Dès le premier jour du second mandat de Donald Trump, le 20 janvier 2025, le département de l’efficacité gouvernementale (en anglais « Department of Government Efficiency », abrégé en DOGE) est lancé, avec comme objectif de réduire les dépenses fédérales, la taille du gouvernement et le déficit budgétaire. Le 45e et 47e président des États-Unis nomme à sa tête, l’entrepreneur multimilliardaire, Elon Musk pour mener à bien ce projet. Néanmoins, depuis sa nomination à la tête de ce nouveau service, le propriétaire de X (ex Twitter) et de SpaceX (entre autres) fait l’objet de nombreuses critiques notamment en raison de multiples conflits d’intérêts. L’administration Trump reste également très floue sur le véritable administrateur du DOGE depuis le lancement d’une procédure judiciaire lancée par 14 procureurs d’État au sujet de l’autorité conférée à Musk « sans les autorisations légales requises de la part du Congrès » et d’un questionnement exprimé par la juge sur la constitutionnalité de son rôle. Les voix qui s’élèvent contre le DOGE viennent aussi de l’international notamment depuis la fermeture de l’USAID – l’Agence des Etats-Unis pour le développement international. En effet, ses financement, alloués dans 158 pays, représentaient près du tiers de l’aide mondiale en 2024.

Depuis la création du DOGE, l’équipe d’Elon Musk, composée presque entièrement de dirigeants de la tech ou de la finance, a déjà entrepris de démanteler l’USAID, et pourrait bientôt s’attaquer au ministère fédéral de l’éducation notamment depuis la signature du décret par Donald Trump de la suppression de celui-ci. Le service a récemment obtenu l’accès à des données sensibles du système de paiement du ministère des Finances. Cette décision, bien que critiquée par plusieurs élus démocrates au nom de la sécurité nationale, a été validée par la juge fédérale de Washington, Tanya S. Chutkan. Elon Musk a ainsi toutes les cartes en main pour pouvoir mener à bien la purge demandée par Donald Trump.

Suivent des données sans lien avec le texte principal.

template <int MT, bool PERS, bool HEAD, int ABL = 0>
static __device__ __forceinline__ void wino_body(const ConvArgs& a) {
  typedef WnCfg<MT> C;
  constexpr int MF = 32, NT = 32;
  constexpr int WN_RAW = C::RAW, WN_ZPLANE = C::ZPLANE, WN_XTOT = C::XTOT, NXP = C::NXP, NBUF = C::NBUF;
  constexpr int NXI = (ABL & 8) ? 0 : NXP;
  typedef f32x16 acc_t;
  extern __shared__ __attribute__((aligned(16))) float smem[];

  const int tid = threadIdx.x;
  const int lane = tid & 63, wv = tid >> 6;
  const int r = lane & 31, h = lane >> 5;
  const int tilesX = (a.W + 15) >> 4, tilesY = (a.H + C::TH - 1) / C::TH;
  const unsigned nNTall = (unsigned)a.lgy, nPix = (unsigned)a.lgx;
  const int nCC = a.Cin / WN_CK;

  constexpr int SENT = (int)0x80000000;
  int xvo[NXP], xyx[NXP];
#pragma unroll
  for (int i = 0; i < NXP; ++i) {
    const int q = tid + i * 256;
    const int lq = rslot_inv(q);
    const int pix = lq >> 1, part = lq & 1;
    const int ly = pix / WN_TW, lx = pix - ly * WN_TW;
    xvo[i] = (q < WN_XTOT) ? 4 * (ly * (int)a.in.sY + lx * (int)a.in.sX + part * 4) : SENT;
    xyx[i] = (ly << 8) | lx;
  }
  int tA[MT][4], tB[MT][4];
  float tS[MT];
#pragma unroll
  for (int i = 0; i < MT; ++i) {
    const int cg = h, aa = wv, T = 32 * i + r;
    const int tyi = T >> 3, txi = T & 7;
    const int rA = (aa == 0) ? 0 : (aa == 2 ? 2 : 1), rB = (aa == 3) ? 3 : (aa == 2 ? 1 : 2);
#pragma unroll
    for (int j = 0; j < 4; ++j) {
      tA[i][j] = 16 * rslot((2 * tyi + rA) * WN_TW + 2 * txi + j, cg);
      tB[i][j] = 16 * rslot((2 * tyi + rB) * WN_TW + 2 * txi + j, cg);
    }
    tS[i] = (aa == 1) ? 1.f : -1.f;
  }
  const int wbase = __builtin_amdgcn_readfirstlane(wv * 256);
  const int boff = (4 * wv * 32 + r) * WN_CK + 4 * h;

  unsigned id = blockIdx.x;
  do {
    int t, ntile;
    if ((nPix & 7u) == 0) {
      const unsigned x = id & 7u, sl = id >> 3;
      ntile = (int)(sl % nNTall);
      t = (int)(x * (nPix >> 3) + sl / nNTall);
    } else {
      t = (int)(id % nPix);
      ntile = (int)(id / nPix);
    }
    const int tx0 = (t % tilesX) * 16;
    t /= tilesX;
    const int ty0 = (t % tilesY) * C::TH;
    const int b = t / tilesY;
    const long out_goff = 0;
    const int n0 = ntile * NT;
    const float* inb = a.in.p + (long)b * a.in.sB;
    const bool interior = ty0 >= 1 && ty0 + C::TH + 1 <= a.H && tx0 >= 1 && tx0 + 17 <= a.W;
    const char* halo0 = reinterpret_cast<const char*>(inb + ((long)(ty0 - 1) * a.in.sY + (long)(tx0 - 1) * a.in.sX));
    auto coff = [&](int cc) -> long {
      if (a.cpt > 0) {
        const int run = cc / a.cpt;
        return a.in_run_off[run] + (long)(cc - run * a.cpt) * WN_CK;
      }
      return (long)cc * WN_CK;
    };
    const float* const xorg = a.in.p - ((long)a.in.sY + (long)a.in.sX);
    const unsigned long long xu = (unsigned long long)xorg;
    const unsigned xlo = __builtin_amdgcn_readfirstlane((unsigned)xu), xhi = __builtin_amdgcn_readfirstlane((unsigned)(xu >> 32));
    const __amdgpu_buffer_rsrc_t rx =
        __builtin_amdgcn_make_buffer_rsrc((void*)(((unsigned long long)xhi << 32) | xlo), 0, 0x7FFFFFFF, 0x00020000);
    const int xso0 = 4 * (b * (int)a.in.sB + ty0 * (int)a.in.sY + tx0 * (int)a.in.sX);
    auto stage_dma = [&](int cc, int buf) {
      const int xso = xso0 + 4 * (int)coff(cc);
      float* xs = smem + buf * WN_RAW + wbase;
      if (interior) {
#pragma unroll
        for (int i = 0; i < NXP; ++i) {
          const int vo = xvo[i];
          __builtin_amdgcn_raw_ptr_buffer_load_lds(rx, (__attribute__((address_space(3))) void*)(xs + i * 1024), 16, vo,
                                                   xso, 0, 0);
        }
      } else {
#pragma unroll
        for (int i = 0; i < NXP; ++i) {
          const int iy = ty0 + (xyx[i] >> 8) - 1, ix = tx0 + (xyx[i] & 255) - 1;
          const int vo = (iy >= 0 && iy < a.H && ix >= 0 && ix < a.W) ? xvo[i] : SENT;
          __builtin_amdgcn_raw_ptr_buffer_load_lds(rx, (__attribute__((address_space(3))) void*)(xs + i * 1024), 16, vo,
                                                   xso, 0, 0);
        }
      }
    };

    acc_t acc[4][MT];

    const float* wnt = a.w + (size_t)ntile * nCC * (16 * NT * WN_CK) + boff;
    if (!(ABL & 8)) {
#pragma unroll
      for (int k = 0; k < NBUF - 1; ++k)
        if (k < nCC) stage_dma(k, k);
    }
    auto chunk = [&](const int cc, const int slot, auto first_tag) {
      constexpr bool FIRST = decltype(first_tag)::value;
      const bool issue = cc + NBUF - 1 < nCC;
      f32x4 bq[4];
      {
        const float* wp = wnt + (size_t)cc * (16 * NT * WN_CK);
        static_assert(3 * NT * WN_CK * sizeof(float) < 4096, "immediate offsets of the fragment loads");
        asm volatile(
            "global_load_dwordx4 %0, %4, off\n\t"
            "global_load_dwordx4 %1, %4, off offset:1024\n\t"
            "global_load_dwordx4 %2, %4, off offset:2048\n\t"
            "global_load_dwordx4 %3, %4, off offset:3072"
            : "=&v"(bq[0]), "=&v"(bq[1]), "=&v"(bq[2]), "=&v"(bq[3])
            : "v"(wp)
            : "memory");
        static_assert(NT * WN_CK * sizeof(float) == 1024, "the offsets above");
      }
      wn_wait_younger<NXI, NBUF - 2>(nCC - 1 - cc);
      __builtin_amdgcn_s_barrier();
      asm volatile("" ::: "memory");
      if (issue && !(ABL & 8)) stage_dma(cc + NBUF - 1, slot ? slot - 1 : NBUF - 1);
      const char* raw = reinterpret_cast<const char*>(smem + slot * WN_RAW);
      f32x2 vr[MT][4][2];
      if (ABL & 2) {
#pragma unroll
        for (int i = 0; i < MT; ++i)
#pragma unroll
          for (int bb = 0; bb < 4; ++bb) vr[i][bb][0] = vr[i][bb][1] = f32x2{0.f, 0.f};
      }
#pragma unroll
      for (int i = 0; i < ((ABL & 2) ? 0 : MT); ++i) {
        const f32x2 s2 = {tS[i], tS[i]};
        f32x2 tc[4][2];
        f32x4 xs[4], ys[4];
#pragma unroll
        for (int j = 0; j < 4; ++j) {
          xs[j] = *reinterpret_cast<const f32x4*>(raw + tA[i][j]);
          ys[j] = *reinterpret_cast<const f32x4*>(raw + tB[i][j]);
        }
        __builtin_amdgcn_sched_barrier(0);
#pragma unroll
        for (int j = 0; j < 4; ++j) {
          const f32x4 x = xs[j], y = ys[j];
          tc[j][0] = __builtin_elementwise_fma(f32x2{y[0], y[1]}, s2, f32x2{x[0], x[1]});
          tc[j][1] = __builtin_elementwise_fma(f32x2{y[2], y[3]}, s2, f32x2{x[2], x[3]});
        }
#pragma unroll
        for (int p = 0; p < 2; ++p) {
          vr[i][0][p] = tc[0][p] - tc[2][p];
          vr[i][1][p] = tc[1][p] + tc[2][p];
          vr[i][2][p] = tc[2][p] - tc[1][p];
          vr[i][3][p] = tc[1][p] - tc[3][p];
        }
      }
#pragma unroll
      for (int i = 0; i < MT; ++i)
        asm volatile("" : "+v"(vr[i][0][0]), "+v"(vr[i][0][1]), "+v"(vr[i][1][0]), "+v"(vr[i][1][1]), "+v"(vr[i][2][0]),
                          "+v"(vr[i][2][1]), "+v"(vr[i][3][0]), "+v"(vr[i][3][1]));
      __builtin_amdgcn_sched_barrier(0);
      if (issue) wn_wait_vm<NXI>();
      else wn_wait_vm<0>();
      asm volatile("" : "+v"(bq[0]), "+v"(bq[1]), "+v"(bq[2]), "+v"(bq[3])::"memory");
#pragma unroll
      for (int f = 0; f < 4; ++f) {
        __builtin_amdgcn_sched_barrier(0);
#pragma unroll
        for (int j = 0; j < 4; ++j)
#pragma unroll
          for (int mt = 0; mt < MT; ++mt)
            if (!(ABL & 4)) {
              if (FIRST && j == 0) {
                const acc_t zero = {0.f, 0.f, 0.f, 0.f, 0.f, 0.f, 0.f, 0.f, 0.f, 0.f, 0.f, 0.f, 0.f, 0.f, 0.f, 0.f};
                acc[f][mt] = __builtin_amdgcn_mfma_f32_32x32x2f32(bq[f][j], vr[mt][f][j >> 1][j & 1], zero, 0, 0, 0);
              } else {
                acc[f][mt] = __builtin_amdgcn_mfma_f32_32x32x2f32(bq[f][j], vr[mt][f][j >> 1][j & 1], acc[f][mt], 0, 0, 0);
              }
            } else {
              if (FIRST && j == 0) acc[f][mt] = acc_t{};
              acc[f][mt][j] += bq[f][j] * vr[mt][f][j >> 1][j & 1];
            }
        __builtin_amdgcn_sched_barrier(0);
      }
    };
    chunk(0, 0, std::true_type{});
    for (int cc = 1, s = 1 % NBUF; cc < nCC; ++cc, s = (s + 1 == NBUF) ? 0 : s + 1) chunk(cc, s, std::false_type{});

    if (ABL & 1) {
      float sacc = 0.f;
#pragma unroll
      for (int f = 0; f < 4; ++f)
#pragma unroll
        for (int mt = 0; mt < MT; ++mt)
#pragma unroll
          for (int j = 0; j < 16; ++j) sacc += acc[f][mt][j];
      if (sacc == 12345.678f) a.out.p[tid] = sacc;
      __syncthreads();
      continue;
    }
    auto zstage = [&]() {
      __syncthreads();
      float* zw = smem + (2 * wv) * WN_ZPLANE + r * WN_CP + 4 * h;
#pragma unroll
      for (int mt = 0; mt < MT; ++mt)
#pragma unroll
        for (int g = 0; g < 4; ++g) {
          f32x4 z0, z1;
#pragma unroll
          for (int k = 0; k < 4; ++k) {
            const float m0 = acc[0][mt][4 * g + k], m1 = acc[1][mt][4 * g + k], m2 = acc[2][mt][4 * g + k],
                        m3 = acc[3][mt][4 * g + k];
            z0[k] = (m0 + m1) + m2;
            z1[k] = (m1 - m2) - m3;
          }
          *reinterpret_cast<f32x4*>(zw + mt * (32 * WN_CP) + 8 * g) = z0;
          *reinterpret_cast<f32x4*>(zw + WN_ZPLANE + mt * (32 * WN_CP) + 8 * g) = z1;
        }
      __syncthreads();
    };
#define EPI_PRE_SYNC
#define EPI_STAGE
#define EPI_STAGE_LATE zstage()
#define EPI_NPASS (4 * MT)
#define EPI_OYW (ty0 + 2 * MT * __builtin_amdgcn_readfirstlane(wv))
#define EPI_FULL ((ty0 + C::TH <= a.H) && (tx0 + 16 <= a.W))
#define EPI_FETCH(v, py, px)                                                                                         \
  {                                                                                                                  \
    const float* zb = smem + ((px)&1) * WN_ZPLANE +                                                                  \
                      ((MT * __builtin_amdgcn_readfirstlane(wv) + ((py) >> 1)) * 8 + ((px) >> 1)) * WN_CP + c4;       \
    const f32x4 za = *reinterpret_cast<const f32x4*>(zb + (((py)&1) ? 2 : 0) * WN_ZPLANE);                           \
    const f32x4 zb1 = *reinterpret_cast<const f32x4*>(zb + (((py)&1) ? 4 : 2) * WN_ZPLANE);                          \
    const f32x4 zc = *reinterpret_cast<const f32x4*>(zb + (((py)&1) ? 6 : 4) * WN_ZPLANE);                           \
    _Pragma("unroll") for (int k_ = 0; k_ < 4; ++k_) v[k_] = ((py)&1) ? (za[k_] - zb1[k_]) - zc[k_] : (za[k_] + zb1[k_]) + zc[k_]; \
  }
#define EPI_HEAD HEAD
#include "igemm_epilogue.inc"
#undef EPI_HEAD
#undef EPI_FETCH
#undef EPI_FULL
#undef EPI_OYW
#undef EPI_NPASS
#undef EPI_STAGE_LATE
#undef EPI_STAGE
#undef EPI_PRE_SYNC
    if (PERS) __syncthreads();
  } while (PERS && (id += gridDim.x) < nPix * nNTall);
}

Cette purge devra être importante puisque Elon Musk veut réduire le budget fédéral de près de 2000 milliards d’euros, soit environ 30% des dépenses publiques. Pour ce faire, Musk a commencé en licenciant tous les fonctionnaires du bureau de l’USAID, en suspendant des employés du ministère de l’Éducation ayant suivi des formations sur la diversité que leurs supérieurs leur avaient recommandées et en signifiant aux collaborateurs de l’Agence de protection de l’environnement (EPA) qu’ils pourraient être licenciés à tout moment. Cette purge touche même les services de sécurité. Certains agents du FBI ayant travaillé sur les enquêtes contre les émeutiers du Capitole sont eux aussi menacés de licenciement.

Le DOGE est ainsi perçu comme une menace par une partie de la population puisqu’elle sert le seul intérêt du gouvernement Trump. Ces coupes budgétaires sont parfois plus politiques qu’économiques. Surtout que le patron officieux de ce service est vu comme illégitime puisqu’il n’a pas été élu et qu’il détient entre ses mains un pouvoir démesuré. Certains partisans de ce nouveau département commencent aussi à voir d’un mauvais œil les actions entreprises. Pour le magazine libéral The Economist, Musk a plutôt détruit l’État fédéral que réformé. Il estime que les actions du DOGE « semblent avoir été pensées non pas pour rendre l’administration plus efficace, mais pour accroître le pouvoir du président » et s’attaquer à toute « pensée dissidente ».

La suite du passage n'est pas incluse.